Os cientistas alertam que se não foram tomadas medidas de prevenção, e se a população não praticar o distanciamento social, os resultados do modelo vão se concretizar. “Sem tratamento ou vacina, a única forma dessa epidemia parar naturalmente é ela correr seu curso, infectando centenas de milhões e matando milhões de pessoas. O modelo prevê 2 milhões de mortos no Brasil se não fizermos nada. Para evitar isso, a população tem que parar de sair de casa, praticar distanciamento social. Apenas isso vai evitar o contágio”, argumenta Lyra.

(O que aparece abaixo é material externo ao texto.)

class _Cell(nn.Module):

    def __init__(self, steps, block_multiplier, prev_prev_fmultiplier, prev_filter_multiplier, genotype,
                 filter_multiplier, downup_sample):
        super().__init__()
        self.genotype = genotype
        self.C_in = block_multiplier * filter_multiplier
        self.C_out = filter_multiplier
        self.C_prev = int(block_multiplier * prev_filter_multiplier)
        self.C_prev_prev = int(block_multiplier * prev_prev_fmultiplier)
        self.downup_sample = downup_sample
        self.pre_preprocess = self.CONV(self.C_prev_prev, self.C_out, 1, 1, 0)
        self.preprocess = self.CONV(self.C_prev, self.C_out, 1, 1, 0)
        self._steps = steps
        self.block_multiplier = block_multiplier
        self._ops = nn.ModuleList()
        if downup_sample == -1:
            self.scale = 0.5
        elif downup_sample == 1:
            self.scale = 2
        for x in self._rows():
            self._ops.append(self.OPS[self.PRIMS[x[1]]](self.C_out, stride=1))
        self._fused_cache: Dict[tuple, tuple] = {}

    def _rows(self):
        raise NotImplementedError

    def scale_dimension(self, dim, scale):
        return int((float(dim) - 1.0) * scale + 1.0) if dim % 2 == 1 else int(float(dim) * scale)

    def _contributions(self) -> Dict[int, List[Tuple[int, nn.Module]]]:
        selected = set(int(v) for v in np.asarray(self._rows())[:, 0])
        contribs: Dict[int, List[Tuple[int, nn.Module]]] = {}
        offset, n_states, ops_index = 0, 2, 0
        for _ in range(self._steps):
            lst = []
            for j in range(n_states):
                if offset + j in selected:
                    lst.append((j, self._ops[ops_index]))
                    ops_index += 1
            contribs[n_states] = lst
            offset += n_states
            n_states += 1
        return contribs

    def _fused(self, mods: Sequence[ConvBR_3d]):
        key = tuple(id(m) for m in mods)
        stamps = tuple(m.stamp() for m in mods)
        hit = self._fused_cache.get(key)
        if hit is None or hit[0] != stamps:
            prep = [m.prepared() for m in mods]
            if len(mods) == 1:
                fused = prep[0]
            else:
                with torch.no_grad():
                    wk = ops.conv3d_k3_pack(torch.cat([m.conv.weight.detach() for m in mods]))
                fused = (wk, torch.cat([p[1] for p in prep]), torch.cat([p[2] for p in prep]))
            hit = (stamps, fused)
            self._fused_cache[key] = hit
        return hit[1]

    def _convbrs(self):
        units = self.__dict__.get("_convbr_cache")
        if units is None:
            units = [m for m in self.modules() if isinstance(m, _ConvBR)]
            self.__dict__["_convbr_cache"] = units
        return units

    def autograd_mode(self, *inputs) -> bool:
        units = self._convbrs()
        if torch.is_grad_enabled():
            if any(t is not None and t.requires_grad for t in inputs):
                return True
            if any(m.conv.weight.requires_grad or m.bn.weight.requires_grad or m.bn.bias.requires_grad for m in units):
                return True
        return any(m.use_bn and m.bn.training for m in units)

    def forward(self, prev_prev_input, prev_input):
        run = self._run_autograd if self.autograd_mode(prev_prev_input, prev_input) else self._run
        if prev_input.dim() == 4:
            return prev_input, run(prev_prev_input.unsqueeze(2), prev_input.unsqueeze(2)).squeeze(2)
        return prev_input, run(prev_prev_input, prev_input)

    def _run_autograd(self, prev_prev_input, prev_input):
        s0, s1 = prev_prev_input, prev_input
        if self.downup_sample != 0:
            s1 = ag.resample(s1, self.out_size(s1.shape[2:]), True)
        s0 = ag.resample(s0, s1.shape[2:], True)
        if s0.shape[1] != self.C_out:
            s0 = self.pre_preprocess(s0)
        s1 = self.preprocess(s1)
        states = [s0, s1]
        contribs = self._contributions()
        n_states = 2 + self._steps
        pending: Dict[int, list] = {k: [] for k in contribs}
        for k, lst in contribs.items():
            if not lst:
                raise ValueError("Cell_3d: a step with no selected branch (the reference fails in torch.cat here too)")
        for j in range(n_states):
            if j >= 2:
                acc = pending[j][0]
                for h in pending[j][1:]:
                    acc = ag.AddFn.apply(acc, h)
                states.append(acc)
            out_ops = [(k, op) for k, lst in contribs.items() for (src, op) in lst if src == j]
            convs = [(k, op) for (k, op) in out_ops if isinstance(op, _ConvBR)]
            grouped = (len(convs) > 1 and all(op._geometry() == 3 and op.use_bn and op.relu for _k, op in convs)
                       and states[j].dtype == torch.float32)
            if grouped:
                params = [p for _k, op in convs for p in (op.conv.weight, op.bn.weight, op.bn.bias)]
                fuse = all(len(pending[k]) == 1 and pending[k][0].dtype == torch.float32 for k, _op in convs)
                res = [pending[k][0] for k, _op in convs] if fuse else []
                outs = dict(zip([k for k, _op in convs],
                                ag.ConvBRGroupFn.apply(states[j], tuple(op for _k, op in convs), *params, *res)))
                if fuse:
                    for k, _op in convs:
                        pending[k].clear()
            for k, op in out_ops:
                pending[k].append(outs[k] if (grouped and isinstance(op, _ConvBR)) else op(states[j]))
        return torch.cat(states[-self.block_multiplier:], dim=1)

    def out_size(self, prev_size: Sequence[int]) -> Tuple[int, int, int]:
        if self.downup_sample == 0:
            return tuple(int(v) for v in prev_size)
        return tuple(self.scale_dimension(int(v), self.scale) for v in prev_size)

    def dual_branches(self, s0_in_pre: bool):
        contribs = self._contributions()
        a, b = ([(k, op) for k, lst in contribs.items() for (src, op) in lst if src == j and isinstance(op, _ConvBR)] for j in (0, 1))
        first_cat = 2 + self._steps - self.block_multiplier
        if not (a and s0_in_pre and [k for k, _ in a] == [k for k, _ in b] and all(len(contribs[k]) == 2 for k, _ in a)
                and len({k >= first_cat for k, _ in a}) == 1):
            return None, None, False
        return a, b, len(a) == self._steps and self.block_multiplier == self._steps

    def _run(self, prev_prev_input, prev_input, plan: Optional["_CellPlan"] = None, pre: Optional[torch.Tensor] = None,
             tails: Optional[Sequence["ops.Tail"]] = None):
        C = self.C_out
        if C % 4 != 0 or self.block_multiplier > self._steps:
            raise NotImplementedError("rag_amd.Cell_3d: filter_multiplier must be a multiple of 4 and "
                                      "block_multiplier <= steps (true for every cell the reference builds)")
        s0, s1 = prev_prev_input, prev_input
        pre_has = plan.has if plan is not None else (False, False)
        a, b, whole = self.dual_branches(pre_has[0] or s0.shape[1] != C)
        if plan is None:
            plan = _CellPlan(size=self.out_size(s1.shape[2:]), dtype=s1.dtype, has=pre_has, g4=False, dual=whole, store_main=True, tails=False,
                             shared_pre=False)
        size = tuple(int(v) for v in plan.size)
        if not pre_has[0] and s0.shape[1] == C and tuple(s0.shape[2:]) != size:
            s0 = ops.trilinear3d(s0, size, True)
        D, H, W = size
        if (D == 1 and whole and pre is None and not tails and plan.store_main and s0.shape[1] != C and s1.dtype == torch.float32
                and s0.dtype == torch.float32 and ops.get_conv_precision() == "f16x3"
                and ops.cell2d_supported(C, s0.shape[1], s1.shape[1], C * self._steps, H, W)):
            cat = torch.empty((s1.shape[0], self.block_multiplier * C, D, H, W), device=s1.device, dtype=s1.dtype)
            pa, sa, ha = self._fused([op for _k, op in a])
            pb, sb, hb = self._fused([op for _k, op in b])
            groups = [(k - 2) * C + 4 * g for k, _op in a for g in range(C // 4)]
            ops.cell2d(s0, self.pre_preprocess.prepared() + (self.pre_preprocess.relu,), s1,
                       self.preprocess.prepared() + (self.preprocess.relu,), C, pa, sa, ha, pb, sb, hb, C * self._steps, True, cat, groups)
            return cat
        if pre is None:
            pre = torch.empty((s1.shape[0], 2 * C, D, H, W), device=s1.device, dtype=plan.dtype)
        B, dev, adt = pre.shape[0], pre.device, pre.dtype
        n_states = 2 + self._steps
        first_cat = n_states - self.block_multiplier
        contribs = self._contributions()
        cat = (pre if not plan.store_main else
               torch.empty((B, self.block_multiplier * C, D, H, W), device=dev, dtype=adt))
        scratch = (torch.empty((B, (first_cat - 2) * C, D, H, W), device=dev, dtype=adt)
                   if first_cat > 2 else None)

        where: List[Tuple[torch.Tensor, int]] = []
        grows = any(s is not None and _volume(size) > _volume(s.shape[2:]) and C <= s.shape[1] for s in (s0, s1))
        if not pre_has[0] and not pre_has[1] and s0.shape[1] != C and not grows and s0.dtype == s1.dtype == adt:
            w0, sc0, sh0 = self.pre_preprocess.prepared()
            w1, sc1, sh1 = self.preprocess.prepared()
            ops.conv3d_k1_resample_pair([(s0, w0, sc0, sh0, self.pre_preprocess.relu, 0),
                                         (s1, w1, sc1, sh1, self.preprocess.relu, C)], size, pre)
            where.append((pre, 0))
        else:
            if pre_has[0]:
                where.append((pre, 0))
            elif s0.shape[1] != C:
                self.pre_preprocess(s0, out=pre, out_ch0=0, resample_to=size)
                where.append((pre, 0))
            else:
                where.append((s0.contiguous(), 0))
            if not pre_has[1]:
                self.preprocess(s1, out=pre, out_ch0=C, resample_to=size)
        where.append((pre, C))
        for k in range(2, n_states):
            where.append((cat, (k - first_cat) * C) if k >= first_cat else (scratch, (k - 2) * C))

        written = {k: False for k in contribs}
        pending_id = {k: [j for (j, op) in lst if not isinstance(op, _ConvBR)] for k, lst in contribs.items()}
        for k, lst in contribs.items():
            if not lst:
                raise ValueError("Cell_3d: a step with no selected branch (the reference fails in torch.cat here too)")

        def finalize(k: int) -> None:
            buf, ch = where[k]
            ids = pending_id[k]
            while ids:
                if not written[k]:
                    if len(ids) >= 2:
                        (ba, ca), (bb, cb) = where[ids[0]], where[ids[1]]
                        ops.add(ba, ca, bb, cb, buf, ch, C)
                        del ids[:2]
                    else:
                        bs, cs = where[ids.pop(0)]
                        torch.mul(bs[:, cs:cs + C], 1, out=buf[:, ch:ch + C])
                    written[k] = True
                else:
                    bs, cs = where[ids.pop(0)]
                    ops.add(buf, ch, bs, cs, buf, ch, C)

        done = set()
        if a is not None:
            pa, sa, ha = self._fused([op for _k, op in a])
            pb, sb, hb = self._fused([op for _k, op in b])
            groups = [where[k][1] + 4 * g for k, _op in a for g in range(C // 4)]
            ops.conv3d_k3_dual(pre, C, pa, sa, ha, pb, sb, hb, C * len(a), True, where[a[0][0]][0], groups,
                               tails=tails, store_main=plan.store_main, x_g4=plan.g4)
            for j, branches in enumerate((a, b)):
                for k, op in branches:
                    written[k] = True
                    done.add((j, id(op)))

        for j in range(n_states):
            if j >= 2:
                finalize(j)
            parts: Dict[object, list] = {}
            for k, lst in contribs.items():
                for (src, op) in lst:
                    if src != j or not isinstance(op, _ConvBR) or (j, id(op)) in done:
                        continue
                    if written[k]:
                        res = where[k]
                    else:
                        ready = [i for i in pending_id[k] if i <= j]
                        if ready:
                            pending_id[k].remove(ready[0])
                            res = where[ready[0]]
                        else:
                            res = None
                    written[k] = True
                    parts.setdefault(None if res is None else id(res[0]), []).append((k, op, res))
            if not parts:
                continue
            xbuf, xch = where[j]
            x = xbuf[:, xch:xch + C]
            for items in parts.values():
                mods = [op for (_k, op, _r) in items]
                packed, scale, shift = self._fused(mods)
                out_groups, res_groups = [], []
                for (k, _op, res) in items:
                    out_groups += [where[k][1] + 4 * g for g in range(C // 4)]
                    if res is not None:
                        res_groups += [res[1] + 4 * g for g in range(C // 4)]
                res_buf = items[0][2][0] if items[0][2] is not None else None
                by_buf: Dict[int, list] = {}
                for idx, (k, _op, _res) in enumerate(items):
                    by_buf.setdefault(id(where[k][0]), []).append(idx)
                if len(by_buf) == 1:
                    ops.conv3d_k3(x, packed, C * len(mods), scale, shift, True, where[items[0][0]][0], out_groups,
                                  res_buf, res_groups if res_buf is not None else None)
                else:
                    for idxs in by_buf.values():
                        sub = [items[i] for i in idxs]
                        p2, s2, h2 = self._fused([op for (_k, op, _r) in sub])
                        og = [where[k][1] + 4 * g for (k, _o, _r) in sub for g in range(C // 4)]
                        rg = [r[1] + 4 * g for (_k, _o, r) in sub if r is not None for g in range(C // 4)]
                        ops.conv3d_k3(x, p2, C * len(sub), s2, h2, True, where[sub[0][0]][0], og,
                                      res_buf, rg if res_buf is not None else None)
        for k in contribs:
            finalize(k)
        return cat if plan.store_main else None


class Cell_3d(_Cell):
    CONV, OPS, PRIMS = ConvBR_3d, OPS_3d, PRIMITIVES_3D

    def _rows(self):
        return self.genotype.reduce


class Cell_2d(_Cell):
    CONV, OPS, PRIMS = ConvBR_2d, OPS_2d, PRIMITIVES

    def _rows(self):
        return self.genotype.normal


_CELL3D_ARCH = ((4, 4, 4, 0), (4, 4, 4, 0), (4, 4, 4, 0), (4, 4, 8, -1),
                (4, 8, 16, -1), (8, 16, 8, 1), (16, 8, 16, -1), (8, 16, 16, 0))


_CellPlan = namedtuple("_CellPlan", "size dtype has g4 dual store_main tails shared_pre")
_ChainPlan = namedtuple("_ChainPlan", "sizes cdt consumers stored cells stem0_g4 stems_fused stem_tail_rows")


def _down_tail_ok(prod, cons, B, src, dst, src_dt, dst_dt) -> bool:
    return ((src_dt != torch.float32 or ops.get_conv_precision() == "f16x3")
            and (dst_dt == src_dt or (src_dt == torch.bfloat16 and dst_dt == torch.float32))
            and tuple(2 * v for v in dst) == tuple(src) and ops.down2_tail_supported(*src)
            and cons.C_out <= 8 and cons.C_out % 4 == 0 and prod.downup_sample == 0 and prod.C_out == 4 and prod.C_out * prod._steps <= 16
            and ops.conv3d_k3_uses_x3(2 * prod.C_out, prod.C_out * prod._steps, B, *src, nset=2, ntail=1, dtype=src_dt))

Lyra ainda destaca que o distanciamento social não evita o estado final da epidemia, mas atrasa de forma que o sistema de saúde não sobrecarregue até o desenvolvimento de um tratamento ou vacina. “Uma vez retornada a vida cotidiana a epidemia vai correr de novo, mas o atraso que o distanciamento social proporciona é fundamental pra dar tempo para o sistema de saúde não se sobrecarregar com muitos casos ao mesmo tempo e também, esperamos, para dar tempo de desenvolver tratamento ou vacina”, explica Lyra.
Os pesquisadores destacam a importância de todas as áreas olharem a pandemia e realizarem esforços para criar maneiras e caminhos que evitem ou ajudem o mundo a conter os casos.
“Devo dizer que eu não sou epidemiólogo, sou astrônomo e astrofísico especializado em matemática aplicada e modelos computacionais. Comecei esse projeto ao ler sobre modelos matemáticos de evolução de epidemias e ver que as equações eram bem parecidas com outras com as quais trabalho todo dia. Tinha, portanto, as ferramentas para resolvê-las em um modelo simplificado”, alega Lyra.
O professor José Dias do Nascimento Júnior demonstra que, no momento atual da população, a ciência é globalizada, e qualquer parâmetro científico não pode ser tratado como algo simples e excluído na hora de tomar decisões para conter a epidemia.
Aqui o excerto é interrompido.